By doing so, it is possible to prevent a specific group from acquiring channels continuously, and to provide an equivalent channel acquisition rate to each group.
[0047]
(2) Method of dividing the beacon period into slots
FIG. 6 is a diagram illustrating a position example of priority order and slot allocation within a beacon period.
(1) In this method, the beacon period (beacon transmission period) is cut into time slots shorter than the radio frame as shown in FIG. 6B (= (FIG. 3C)), and each group beacon is assigned to each time slot. When a representative wireless communication device receives a beacon control frame transmitted from another group before its own time slot, the representative wireless communication device accepts the beacon control frame and determines the transmission timing of its own beacon control frame. Since the time slot width during this beacon transmission period is sufficient for detecting the presence / absence of communication from each representative wireless communication device, a very short time allocation may be used.
[0048]
Therefore, even if the number of groups increases, this time slot (slot) does not significantly affect the system performance (in the example of FIG. 6 (b), the beacon period is divided into 9 time slots and 9 groups are divided into 9 groups). (Corresponding to numbers 1 to 9).

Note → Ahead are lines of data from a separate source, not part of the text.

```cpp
bool vd_w_planes(const float *Vd, int64_t n_pad, int64_t lda, const unsigned short **wk, int64_t *wk_lat_stride, const float **w_scale,
                 int64_t *w_scale_lat_stride) {
  const VdLayout L(n_pad, lda, 4, false);
  if (L.wk < 0) return false;
  *wk = L.at<const unsigned short>(Vd, L.wk);
  *wk_lat_stride = L.stride_u16();
  *w_scale = L.at<const float>(Vd, L.scl) + SC_SW;
  *w_scale_lat_stride = L.stride_f32();
  return true;
// ... 70 lines not shown
                   void *stream) {
  PLMC_REQUIRE(W && z && alpha, "null pointer");
  PLMC_REQUIRE(q > 0 && n_pad > 0 && n_pad % NB == 0 && ldw >= n_pad, "q > 0, n_pad a positive multiple of NB, ldw >= n_pad");
  PLMC_REQUIRE(aligned16(W) && ldw % Traits<T>::EPV == 0 && strideW % Traits<T>::EPV == 0, "16-byte alignment of W, ldw and strideW");
  ProfScope ps(PK_WTMV, (hipStream_t)stream, q * (double)n_pad * n_pad, q * ((double)n_pad * n_pad / 2) * sizeof(T));
  if ((int64_t)q * (n_pad / NB) < 128)
    hipLaunchKernelGGL((k_wt_matvec<T, 32>), dim3((unsigned)(n_pad / 32), q), dim3(WTMV_NT / 4), 0, (hipStream_t)stream, W, n_pad, ldw, strideW, z,
                       alpha);
  else
    hipLaunchKernelGGL((k_wt_matvec<T, NB>), dim3((unsigned)(n_pad / NB), q), dim3(WTMV_NT), 0, (hipStream_t)stream, W, n_pad, ldw, strideW, z,
                       alpha);
  return launch_status(__func__);
}

template <typename T>
int w_diag_impl(const T *W, int64_t n_pad, int64_t ldw, int64_t strideW, T *kinv_diag, int q, void *stream) {
  PLMC_REQUIRE(W && kinv_diag, "null pointer");
  PLMC_REQUIRE(q > 0 && n_pad > 0 && n_pad % NB == 0 && ldw >= n_pad, "q > 0, n_pad a positive multiple of NB, ldw >= n_pad");
  PLMC_REQUIRE(aligned16(W) && ldw % Traits<T>::EPV == 0 && strideW % Traits<T>::EPV == 0, "16-byte alignment of W, ldw and strideW");
  ProfScope ps(PK_WTMV, (hipStream_t)stream, q * (double)n_pad * n_pad, q * ((double)n_pad * n_pad / 2) * sizeof(T));
  hipLaunchKernelGGL(k_w_diag<T>, dim3((unsigned)(n_pad / NB), q), dim3(WTMV_NT), 0, (hipStream_t)stream, W, n_pad, ldw, strideW,
                     kinv_diag);
  return launch_status(__func__);
}

}

static int potrf_f32_any(float *A, int64_t n_pad, int64_t lda, int naug, int64_t strideA, float *Vd, double *logdet, int *info,
                         int with_inverse, int q, const float *eig_lo, void *stream, const plmc::AssembleJob *job = nullptr) {
  const int split = plmc::knobs().split;
// ... 65 lines not shown
                         int q, void *stream) {
  return plmc::extract_col_impl<float>(A, n_pad, lda, strideA, c, z, quad, q, stream);
}
int plmc_extract_col_f64(const double *A, int64_t n_pad, int64_t lda, int64_t strideA, int c, double *z,
                         double *quad, int q, void *stream) {
  return plmc::extract_col_impl<double>(A, n_pad, lda, strideA, c, z, quad, q, stream);
}
int plmc_wt_matvec_f32(const float *W, int64_t n_pad, int64_t ldw, int64_t strideW, const float *z, float *alpha,
                       int q, void *stream) {
  return plmc::wt_matvec_impl<float>(W, n_pad, ldw, strideW, z, alpha, q, stream);
}
int plmc_wt_matvec_f64(const double *W, int64_t n_pad, int64_t ldw, int64_t strideW, const double *z, double *alpha,
                       int q, void *stream) {
  return plmc::wt_matvec_impl<double>(W, n_pad, ldw, strideW, z, alpha, q, stream);
}
int plmc_w_diag_f32(const float *W, int64_t n_pad, int64_t ldw, int64_t strideW, float *kinv_diag, int q, void *stream) {
  return plmc::w_diag_impl<float>(W, n_pad, ldw, strideW, kinv_diag, q, stream);
}
int plmc_w_diag_f64(const double *W, int64_t n_pad, int64_t ldw, int64_t strideW, double *kinv_diag, int q, void *stream) {
  return plmc::w_diag_impl<double>(W, n_pad, ldw, strideW, kinv_diag, q, stream);
}
}
```

### projected-lmc_amd/projectedlmc/_engine.py

```python
import ctypes
import math
import os

import torch

from . import _hip
from . import settings
from .kernels import dot_power
from ._pivot import PivotCheck, deferred_pivot_checks, walk

LOG2PI = math.log(2.0 * math.pi)


class Workspace:

    def __init__(self, n, q, naug, dtype, device, with_inverse=True, keep_planes=False, ncomp=1, sm=False, per=False):
        L = _hip.lib()
        self.n, self.q, self.naug, self.dtype, self.device = n, q, naug, dtype, device
        self.ncomp = ncomp
        self.with_inverse = bool(with_inverse)
        self.keep_planes = bool(keep_planes) and self.with_inverse and dtype == torch.float32
        self.NB = L.cdll.plmc_block()
        self.n_pad = int(L.cdll.plmc_pad(n))
        self.naug_pad = int(L.cdll.plmc_pad(naug)) if naug > 0 else 0
# ... 4 lines not shown
        self.strideA = self.n_pad * self.lda
        esz = torch.empty((), dtype=dtype).element_size()
        vd_blocks = L.cdll.plmc_vd_blocks_keep(self.n_pad, self.lda) if self.keep_planes else L.cdll.plmc_vd_blocks_for(self.n_pad, self.lda, esz)
        self.Vd = torch.empty(q, int(vd_blocks), self.NB, self.NB, dtype=dtype, device=device)
        self.m = self.n_pad // self.NB
        self.A = torch.empty(q, self.n_pad, self.lda, dtype=dtype, device=device)
        self.logdet = torch.empty(q, dtype=torch.float64, device=device)
        self.quad = torch.empty(q, dtype=torch.float64, device=device)
        self.info = torch.empty(q, dtype=torch.int32, device=device)
        self.z = torch.empty(q, self.n_pad, dtype=dtype, device=device)
        self.W = self.alpha = self.partials = None
        if with_inverse:
            self.W = self.A[:, :, self.wcol0:self.wcol0 + self.n_pad]
            self.ldw, self.strideW = self.lda, self.strideA
            self.alpha = torch.empty(q, self.n_pad, dtype=dtype, device=device)
            nbytes = int(L.cdll.plmc_sm_grad_partials_bytes(self.n_pad, q, ncomp, esz) if sm
                         else L.cdll.plmc_sum_grad_partials_bytes(self.n_pad, q, ncomp, esz) if per == SUM
                         else L.cdll.plmc_lper_grad_partials_bytes(self.n_pad, q, esz) if per == LPER
                         else L.cdll.plmc_per_grad_partials_bytes(self.n_pad, q, esz) if per
                         else L.cdll.plmc_grad_partials_bytes(self.n_pad, q * ncomp))
            self.partials = torch.empty(nbytes // 8, dtype=torch.float64, device=device)
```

(2) The transmission timing of this beacon control frame can be provided with an even channel acquisition rate without bias in each group by sequentially changing the priority order as shown in FIG. 6 (c). it can. For example, in the first beacon period, group 1 (Group 1) has the highest priority as shown in FIG. In the next beacon period, as shown in FIG. 6C, group 2 has the highest priority and group 1 is the last allocation.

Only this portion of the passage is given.